WORLD MIGRATION REPORT 2015 Migrants and Cities: New Partnerships to Manage Mobility

165 5.1

INTRODUCTION

The world is urbanizing and its impacts are wide-ranging far beyond the boundaries of cities, metropolises, megacities and metropolitan regions. Those boundaries are seriously blurred not only between the urban and rural but also on an urban, regional, national and global scale through the ever increasing connections among them. Cities are characterized not only by their population density, economic agglomeration or infrastructure concentration but also as a dynamic site and by the outcome of broader social transformation processes. Urban governance therefore assumes the challenges of coordinating such complex interconnections, while the growth of the city remains essential to the politics of cities. Human mobility is a major contributor to this urbanization, both as a narrow demographic change as well as a broad societal transformation, and migrants contribute to the cities’ complex interconnections through their sustained global communication, institutional linkages and exchange of resources among migrants, homelands and wider diasporas.
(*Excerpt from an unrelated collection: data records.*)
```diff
+      int m_nx, n_nx;
+      if (tile_at(t + 1, m_nx, n_nx)) tc::named_bar_arrive(kOrderBar + (wg ^ 1), 256);
+      tc::wgmma_wait<0>();
+      tc::fence_regs<BN>(acc);
+      release(prev);
+      if (threadIdx.x == 0) {
+        trace_stamp(p, 3);
+        if (t == 0) trace_stamp(p, 4);
+        trace_stamp(p, 5);
+      }
+      if constexpr (kArgmax<E>) {
+        argmax_epilogue<BN>(p, acc, m_blk, n_blk, 0, lane);
+        argmax_epilogue<BN>(p, acc + 64, m_blk, n_blk, 1, lane);
+      } else if (!E::rope && p.fast && (m_blk + 1) * BM <= p.M && (n_blk + 1) * BN <= p.N) {
+        epilogue<E, TI, BN, true>(p, acc, m_blk, n_blk, 0, lane);
+        epilogue<E, TI, BN, true>(p, acc + 64, m_blk, n_blk, 1, lane);
+      } else {
+        epilogue<E, TI, BN, false>(p, acc, m_blk, n_blk, 0, lane);
+        epilogue<E, TI, BN, false>(p, acc + 64, m_blk, n_blk, 1, lane);
+      }
+    }
+    if (threadIdx.x == 0) trace_stamp(p, 6);
+  }
+  __syncthreads();
+  if (threadIdx.x == 0) trace_stamp(p, 7);
+}
+
 typedef CUresult (*EncodeTiledFn)(CUtensorMap *, CUtensorMapDataType, cuuint32_t, void *, const cuuint64_t *,
                                   const cuuint64_t *, const cuuint32_t *, const cuuint32_t *, CUtensorMapInterleave,
                                   CUtensorMapSwizzle, CUtensorMapL2promotion, CUtensorMapFloatOOBfill);
@@ -394,11 +514,12 @@
   return n;
 }
 
-template <int BN, int STAGES, int CL, typename TI, class E>
+template <int BN, int STAGES, int CL, typename TI, class E, bool PP = false>
 int launch_gemm(const CUtensorMap &ma, const CUtensorMap &mb, GemmParams &p, cudaStream_t st) {
+  static_assert(!PP || (BN == 128 && STAGES == 6 && CL == 1), "gemm_pp_kernel is BN = 128, 6 stages, single CTA");
   using Smem = GemmSmem<BN, STAGES>;
   const size_t smem = sizeof(Smem) + 1024;
-  auto k = gemm_tc_kernel<BN, STAGES, CL, TI, E>;
+  auto k = PP ? gemm_pp_kernel<TI, E> : gemm_tc_kernel<BN, STAGES, CL, TI, E>;
   static bool attr_set = false;
   if (!attr_set) {
     cudaError_t e = cudaFuncSetAttribute(k, cudaFuncAttributeMaxDynamicSharedMemorySize, (int)smem);
@@ -413,7 +534,7 @@
   p.band = std::min(m_groups, (clusters + p.n_blocks - 1) / p.n_blocks);
   cudaLaunchConfig_t cfg{};
   cfg.gridDim = dim3((unsigned)(clusters * CL));
-  cfg.blockDim = dim3(kThreads);
+  cfg.blockDim = dim3(PP ? kPpThreads : kThreads);
   cfg.dynamicSmemBytes = smem;
   cfg.stream = st;
   cudaLaunchAttribute attr[2];
@@ -431,8 +552,10 @@
 }
 
 template <int CL, typename TI, class E>
-int launch_bn(int bn, const CUtensorMap &ma, const CUtensorMap &mb, GemmParams &p, cudaStream_t st) {
+int launch_bn(int bn, bool pp, const CUtensorMap &ma, const CUtensorMap &mb, GemmParams &p, cudaStream_t st) {
   if (bn == 256) return launch_gemm<256, 4, CL, TI, E>(ma, mb, p, st);
+  if constexpr (CL == 1)
+    if (pp) return launch_gemm<128, 6, 1, TI, E, true>(ma, mb, p, st);
   return launch_gemm<128, 6, CL, TI, E>(ma, mb, p, st);
 }
 
@@ -454,22 +577,24 @@
   X(true, ACT_NONE, RES_16, false, false, false) X(true, ACT_NONE, RES_F32, true, false, false)
 
 template <int CL, typename TI>
-int launch_epi(int bn, const EpiKey &k, const CUtensorMap &ma, const CUtensorMap &mb, GemmParams &p, cudaStream_t st) {
+int launch_epi(int bn, bool pp, const EpiKey &k, const CUtensorMap &ma, const CUtensorMap &mb, GemmParams &p, cudaStream_t st) {
 #define APE_EPI_CASE(o, a, r, l, ro, s)                                                                                  \
   if (k.out32 == o && k.act == a && k.res == r && k.ln == l && k.rope == ro && k.stats == s)                           \
-    return launch_bn<CL, TI, Epi<o, a, r, l, ro, s>>(bn, ma, mb, p, st);
+    return launch_bn<CL, TI, Epi<o, a, r, l, ro, s>>(bn, pp, ma, mb, p, st);
   APE_GEMM_EPILOGUES(APE_EPI_CASE)
 #undef APE_EPI_CASE
   return fail(APE_ERR_UNSUPPORTED, "gemm: no kernel for the epilogue (fp32 out %d, act %d, residual %d, ln %d, rope %d, stats %d)",
               (int)k.out32, k.act, k.res, (int)k.ln, (int)k.rope, (int)k.stats);
 }
 
-int launch_any(int bn, bool cluster, int in_dtype, const EpiKey &k, const CUtensorMap &ma, const CUtensorMap &mb, GemmParams &p,
-               cudaStream_t st) {
+int launch_any(int bn, bool cluster, bool pp, int in_dtype, const EpiKey &k, const CUtensorMap &ma, const CUtensorMap &mb,
+               GemmParams &p, cudaStream_t st) {
   if (in_dtype == APE_DTYPE_BF16)
-    return cluster ? launch_epi<2, __nv_bfloat16>(bn, k, ma, mb, p, st) : launch_epi<1, __nv_bfloat16>(bn, k, ma, mb, p, st);
-  return cluster ? launch_epi<2, __half>(bn, k, ma, mb, p, st) : launch_epi<1, __half>(bn, k, ma, mb, p, st);
-}
+    return cluster ? launch_epi<2, __nv_bfloat16>(bn, false, k, ma, mb, p, st) : launch_epi<1, __nv_bfloat16>(bn, pp, k, ma, mb, p, st);
+  return cluster ? launch_epi<2, __half>(bn, false, k, ma, mb, p, st) : launch_epi<1, __half>(bn, pp, k, ma, mb, p, st);
+}
+
+bool use_pingpong(int tiles) { return tiles >= 2 * num_sms(); }
 
 }
 }
@@ -515,8 +640,12 @@
   if (bn != 128 && bn != 256) return fail(APE_ERR_INVALID_ARG, "gemm: tile_n must be 128 or 256");
   if (tile_n & 0x2000) return fail(APE_ERR_UNSUPPORTED, "gemm: tile_n flag 0x2000 (CTA-pair MMA) is not available on sm_90a");
   cudaStream_t st = reinterpret_cast<cudaStream_t>(stream);
+  const bool force_pp = (tile_n & 0x8000) != 0, force_coop = (tile_n & 0x10000) != 0;
+  if (force_pp && (force_coop || bn != 128 || (tile_n & 0x4000)))
+    return fail(APE_ERR_INVALID_ARG, "gemm: tile_n flag 0x8000 (ping-pong) needs tile width 128, no cluster and no 0x10000");
   const int m_blocks = (M + BM - 1) / BM;
-  const bool cluster = m_blocks >= 2 && (tile_n & 0x1000) == 0 && ((tile_n & 0x4000) != 0 || K >= 2048);
+  const bool cluster = m_blocks >= 2 && !force_pp && (tile_n & 0x1000) == 0 && ((tile_n & 0x4000) != 0 || K >= 2048);
+  const bool pp = !cluster && bn == 128 && !force_coop && (force_pp || use_pingpong(m_blocks * ((N + bn - 1) / bn)));
   CUtensorMap ma, mb;
   if (int rc = make_map(&ma, A, in_dtype, M, K, lda, BM)) return rc;
   if (int rc = make_map(&mb, W, in_dtype, N, K, ldw, cluster ? bn / 2 : bn)) return rc;
@@ -559,7 +688,7 @@
       return fail(APE_ERR_INVALID_ARG, "gemm+rope: needs a 16-bit output, no activation, rope_cols a multiple of 64 <= N");
     p.rope_cos = rope->cos; p.rope_sin = rope->sin; p.rope_pos = rope->pos; p.rope_cols = rope->cols; p.rope_npos = rope->npos;
   }
-  return launch_any(bn, cluster, in_dtype, key, ma, mb, p, st);
+  return launch_any(bn, cluster, pp, in_dtype, key, ma, mb, p, st);
 }
 
 extern "C" int ape_gemm_tn(const void *A, int64_t lda, const void *W, int64_t ldw, void *C, int64_t ldc,
@@ -628,7 +757,7 @@
   p.conv = 1; p.conv_tw = tw; p.conv_th = th; p.conv_tiles_x = W / tw; p.conv_tiles_img = (W / tw) * (H / th); p.conv_cblks = Cin / 64;
   p.conv_W = W; p.conv_H = H;
   const EpiKey key{false, act, RES_NONE, false, false, false};
-  return launch_any(bn, cluster, dtype, key, ma, mb, p, reinterpret_cast<cudaStream_t>(stream));
+  return launch_any(bn, cluster, false, dtype, key, ma, mb, p, reinterpret_cast<cudaStream_t>(stream));
 }
 
 extern "C" int ape_gemm_tn_argmax(const void *A, int64_t lda, const void *W, int64_t ldw, uint64_t *keys, int M, int N, int K,
@@ -654,6 +783,10 @@
   p.trace = g_gemm_trace;
   p.argmax_col_base = col_base;
   cudaStream_t st = reinterpret_cast<cudaStream_t>(stream);
+  if (use_pingpong(p.m_blocks * ((N + bn - 1) / bn))) {
+    if (in_dtype == APE_DTYPE_BF16) return launch_gemm<bn, 6, 1, __nv_bfloat16, EpiArgmax, true>(ma, mb, p, st);
+    return launch_gemm<bn, 6, 1, __half, EpiArgmax, true>(ma, mb, p, st);
+  }
   if (in_dtype == APE_DTYPE_BF16) return launch_gemm<bn, 6, 1, __nv_bfloat16, EpiArgmax>(ma, mb, p, st);
   return launch_gemm<bn, 6, 1, __half, EpiArgmax>(ma, mb, p, st);
 }
diff --git a/ape_b200/csrc/tc.cuh b/ape_b200/csrc/tc.cuh
--- a/ape_b200/csrc/tc.cuh
+++ b/ape_b200/csrc/tc.cuh
@@ -90,6 +90,13 @@
 template <int N>
 __device__ __forceinline__ void setmaxnreg_dec() { asm volatile("setmaxnreg.dec.sync.aligned.u32 %0;" ::"n"(N)); }
 
+__device__ __forceinline__ void named_bar_sync(int id, int threads) {
+  asm volatile("bar.sync %0, %1;" ::"r"(id), "r"(threads) : "memory");
+}
+__device__ __forceinline__ void named_bar_arrive(int id, int threads) {
+  asm volatile("bar.arrive %0, %1;" ::"r"(id), "r"(threads) : "memory");
+}
+
 __device__ __forceinline__ void wgmma_fence() { asm volatile("wgmma.fence.sync.aligned;" ::: "memory"); }
 __device__ __forceinline__ void wgmma_commit() { asm volatile("wgmma.commit_group.sync.aligned;" ::: "memory"); }
 template <int N>
```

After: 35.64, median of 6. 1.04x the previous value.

Migrants can be key players in city development, growth, resilience and sustainability. They are often found among the architects and constructors of growing cities, the service providers, the entrepreneurs, employers, innovators and as part of a global diaspora, “bridge builders”, traders, business links and humanitarian support between countries. As migration flows diversify, different opportunities become available to migrants in their specific localities. A mobile and diverse world requires flexible migration governance that can account for change and transition. As cities are nested in a hierarchy of regional, state, federal or even supranational entities, migrant inclusion is intimately intertwined with the relationship among different levels of governance. Effective immigration management by the national government can be a considerable boost for local economies as migrants could help create jobs and fuel growth. Yet cities in general do not actively participate in the policymaking processes that influence such migrant movements. Urban citizenship is a pragmatic policy tool to further enable migrants’ inclusion and an important element of such opportunity structures.

5.2 MIGRANT INCLUSION AND URBAN GOVERNANCE

The biggest challenge for urban governance is the need to ensure adequate infrastructure and service delivery to diverse and growing populations. This requires new and innovative policy approaches that recognize urban diversity as a positive aspect and take an inclusive approach to all segments of society. Human mobility contributes to this global urban transition and the way in which cities and countries manage this transition is critical to their future. Migration and how it is governed is thus at the frontline of urban planning and sustainable development. The participation and inclusion of migrants in their host cities is an indispensable part of building stable, open and vibrant communities that assure the socioeconomic future of a country. Ensuring adequate infrastructure and service delivery to diverse and growing populations poses the biggest challenge for urban governance. Recent research has found a strong correlation between the effective provision of services and urban development in all of the major emerging economies (EPF and CIRD, 2013). In pursuing more inclusive urban governance, cities today can link local urban social cohesion to economic growth and global competitiveness (Metropolis, 2011).